Wednesday, September 26, 2018

Art School Notebook 3

After a back injury, unable to golf or walk any distance, I found myself in an art supply store in 2000. I was visiting Santa Barbara and couldn't do any of the things I normally loved to do. I picked up some oil pastels, and proceeded to paint a sad interpretation of my hotels beautiful courtyard. My best efforts couldn't release the image I had in my mind's eye. I was baffled, but excited.

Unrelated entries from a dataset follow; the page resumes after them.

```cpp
struct HidLaunch;
struct HidParams;
struct HidRedParams;
MTL_INTERNAL void mtli_hid_launch(const HidLaunch* L, const HidParams* q, void* stream);
MTL_INTERNAL void mtli_hid_rows_finish(int dtype, const float* rowpart, int n_chunk, int64_t M, int nt, const float* alpha, const int* off,
                                       void* out, int ldo, void* stream);
MTL_INTERNAL void mtli_hid_reduce(const HidRedParams* r, int64_t per, void* stream);
```

mtlora_amd/functional.py:

```python
from __future__ import annotations

import ctypes
import os
from dataclasses import dataclass, field
from typing import List, Optional, Sequence, Tuple

import torch

from . import _lib as L

_seed_counter = 0


_seed_offset: Optional[torch.Tensor] = None


def set_seed_offset(t: Optional[torch.Tensor]) -> None:
    global _seed_offset
    if t is not None and not (t.is_cuda and t.dtype == torch.int64 and t.numel() == 1):
        raise RuntimeError("mtlora_amd: the seed offset must be a CUDA int64 tensor with one element")
    _seed_offset = t


_factor_stream: Optional["torch.cuda.Stream"] = None
# ... 1115 lines not shown
                                    float(eps), int(relu), L.ptr(y), L.ptr(saves[0]), L.ptr(saves[1]), L.ptr(saves[2]),
                                    L.ptr(saves[3]), R, C, L.dtype_code(x), L.ptr(scratch), sb, L.stream_ptr())
        L.check(st, "mtlora_bn_relu_fwd")
        ctx.save_for_backward(x, saves)
        ctx.relu = relu
        return y

    @staticmethod
    def backward(ctx, dy):
        x, saves = ctx.saved_tensors
        R, C = x.shape
        dy = dy.to(x.dtype).contiguous()
        lib = L.lib()
        sb = lib.mtlora_bn_scratch_bytes(R, C, L.dtype_code(x))
        scratch = torch.empty(sb, dtype=torch.uint8, device=x.device)
        dx = torch.empty_like(x)
        dg = torch.empty(C, dtype=torch.float32, device=x.device)
        db = torch.empty(C, dtype=torch.float32, device=x.device)
        st = lib.mtlora_bn_relu_bwd(L.ptr(dy), L.ptr(x), L.ptr(saves[0]), L.ptr(saves[1]), L.ptr(saves[2]), L.ptr(saves[3]),
                                    int(ctx.relu), L.ptr(dx), L.ptr(dg), L.ptr(db), R, C, L.dtype_code(x), L.ptr(scratch), sb,
                                    L.stream_ptr())
        L.check(st, "mtlora_bn_relu_bwd")
        return dx, dg, db, None, None, None, None, None


class ResidualDropPathFn(torch.autograd.Function):

    @staticmethod
    def forward(ctx, scale, shared: bool, n: int, *tensors):
        nres = 1 if shared else n
        res, ys = list(tensors[:nres]), list(tensors[nres:nres + n])
        L.require_gpu(*res, *ys)
        B = res[0].shape[0]
        C = res[0].shape[-1]
        M = res[0].numel() // C
        res_c = [r.contiguous() for r in res]
        ys_c = [y.contiguous() for y in ys]
        outs = [torch.empty_like(res_c[0]) for _ in range(n)]
        rlist = res_c * n if shared else res_c
        st = L.lib().mtlora_residual_droppath_fwd(n, L.ptr_array9(rlist), L.ptr_array9(ys_c), L.ptr_array9(outs), L.ptr(scale),
                                                  M, C, B, L.dtype_code(res_c[0]), L.dtype_code(ys_c[0]), L.stream_ptr())
        L.check(st, "mtlora_residual_droppath_fwd")
        ctx.cfg = (shared, n, M, C, B, res_c[0].dtype, ys_c[0].dtype, res_c[0].shape)
        ctx.save_for_backward(scale)
        ctx.set_materialize_grads(False)
        return tuple(outs)
# ... 586 lines not shown
```

mtlora_amd/mtl_harness.py:

```python
from __future__ import annotations

import contextlib
import ctypes
import os
from typing import Dict, List, Mapping, Optional, Sequence

import torch
import torch.nn as nn
import torch.nn.functional as F

from . import functional as Fn
from .functional import BatchNormReluFn, UpsampleLossFn
from .lora import MTLoRALinear, mark_only_lora_as_trainable
from .swin_transformer_mtlora import SwinTransformerMTLoRA

NUM_OUTPUT = {"semseg": 21, "normals": 3, "sal": 1, "human_parts": 7, "depth": 1, "edge": 1}
EDGE_POS_WEIGHT = 0.95
NYUD4 = ("semseg", "depth", "normals", "edge")
NYUD_NUM_OUTPUT = {"semseg": 40}
LOSS_WEIGHTS = {"depth": 1.0, "semseg": 1.0, "human_parts": 2.0, "sal": 5.0, "edge": 50.0, "normals": 10.0}


def is_synthetic_task(t: str) -> bool:
    return len(t) >= 2 and t[0] == "t" and t[1:].isdigit()
# ... 69 lines not shown

def _streams_allowed() -> bool:
    return _GRAPH_STREAMS or not torch.cuda.is_current_stream_capturing()


class Downsampler(nn.Module):

    def __init__(self, dims, channels, input_res, bias=False, enabled=True):
        super().__init__()
        self.dims, self.input_res, self.enabled = dims, input_res, enabled
        if enabled:
            for i, (d, c) in enumerate(zip(dims, channels)):
                setattr(self, f"downsample_{i}", nn.Conv2d(d, c, 1, bias=bias))

    def forward(self, feats):
        maps = []
        for i, (f, r, d) in enumerate(zip(feats, self.input_res, self.dims)):
            if self.enabled:
                conv = getattr(self, f"downsample_{i}")
                B_, L_, _ = f.shape
                f = Fn.linear_big_m(f.reshape(B_ * L_, d), conv.weight.view(conv.out_channels, d), conv.bias).view(B_, L_, -1)
            maps.append(f.view(-1, r, r, f.shape[-1]).permute(0, 3, 1, 2))
        return maps


class HighResolutionHead(nn.Module):

    def __init__(self, backbone_channels, num_outputs):
        super().__init__()
        c = sum(backbone_channels)
        self.last_layer = nn.Sequential(nn.Conv2d(c, 4 * c, 1), nn.BatchNorm2d(4 * c, momentum=0.1),
                                        nn.ReLU(inplace=False), nn.Conv2d(4 * c, num_outputs, 1))

    def forward(self, x, channels_last_out: bool = False):
        B, _, Hh, Ww = x[0].shape
        c0, bn, _, c3 = self.last_layer
        w2d = c0.weight.view(c0.out_channels, c0.in_channels)
        xc = [m.permute(0, 2, 3, 1) for m in x]
        chans = [t.shape[3] for t in xc]
        if (x[0].is_cuda and all(t.is_contiguous() for t in xc) and all(c % 4 == 0 for c in chans[1:])
                and len({t.dtype for t in xc}) == 1 and xc[0].dtype in (torch.float32, torch.bfloat16)
                and all(Hh % t.shape[1] == 0 and Ww % t.shape[2] == 0 and Hh // t.shape[1] == Ww // t.shape[2] for t in xc)):
            t = Fn.ConcatUpsampleFn.apply(*xc)
            offs, ld = Fn.ConcatUpsampleFn.layout(chans)
            col_idx = None
            if ld != w2d.shape[1]:
                key = (tuple(offs), tuple(chans), w2d.device)
                if getattr(self, "_col_key", None) != key:
                    self._col_idx = torch.cat([torch.arange(o, o + c) for o, c in zip(offs, chans)]).to(w2d.device)
                    self._col_key = key
                col_idx = self._col_idx
        else:
            cat = torch.cat([x[0]] + [F.interpolate(m, (Hh, Ww), mode="bilinear") for m in x[1:]], 1)
            t = cat.permute(0, 2, 3, 1).reshape(B * Hh * Ww, cat.shape[1])
            col_idx = None
        h = Fn.linear_big_m(t, w2d, c0.bias, feeds_batchnorm=bn.training, col_index=col_idx)
        if bn.training and bn.track_running_stats and bn.num_batches_tracked is not None:
            bn.num_batches_tracked.add_(1)
        if bn.training and h.is_cuda and h.dtype in (torch.float32, torch.bfloat16, torch.float16) and h.shape[1] % 8 == 0:
            h = BatchNormReluFn.apply(h, bn.weight, bn.bias, bn.running_mean, bn.running_var, bn.momentum, bn.eps,
                                      getattr(self, "relu", True))
        else:
            h = F.batch_norm(h, bn.running_mean, bn.running_var, bn.weight, bn.bias, bn.training or not bn.track_running_stats,
                             bn.momentum, bn.eps)
            if getattr(self, "relu", True):
                h = F.relu(h)
        w3, b3, nc = c3.weight.view(c3.out_channels, c3.in_channels), c3.bias, c3.out_channels
        o = Fn.linear_big_m(h, w3, b3, pad_rows=(8 - nc % 8) if (h.is_cuda and nc % 8) else 0)
        o = (o if o.shape[1] == nc else o[:, :nc].contiguous()).view(B, Hh, Ww, nc)
        return o if channels_last_out else o.permute(0, 3, 1, 2)
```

Back in Rhode Island I found a drawing class at the Community Center where I lived in Jamestown. It was taught by a wonderful patient man, Jim Filkins, and that restarted my journey into the formal study of art, after a hiatus of many years. I told myself it wasn't too late.
From a sketchbook dated 2/06/01:
We worked in graphite and one of the exercises was this:
Set up a series of shapes, make some overlap and some transparent. Make it look like there are layers in the way you lay down the graphite.
We had learned to make a 1-9 value scale and now we were learning that darker values recede. Rendering those values could create an illusion and that would be an important skill to acquire when we did landscapes. We learned some basic principles of landscape too; higher contrast in the foreground denotes its' closeness to the viewer. A blurred and softened horizon indicates the distance. 
For this exercise, it was not about perspective; but gaining experience with flat shapes and design.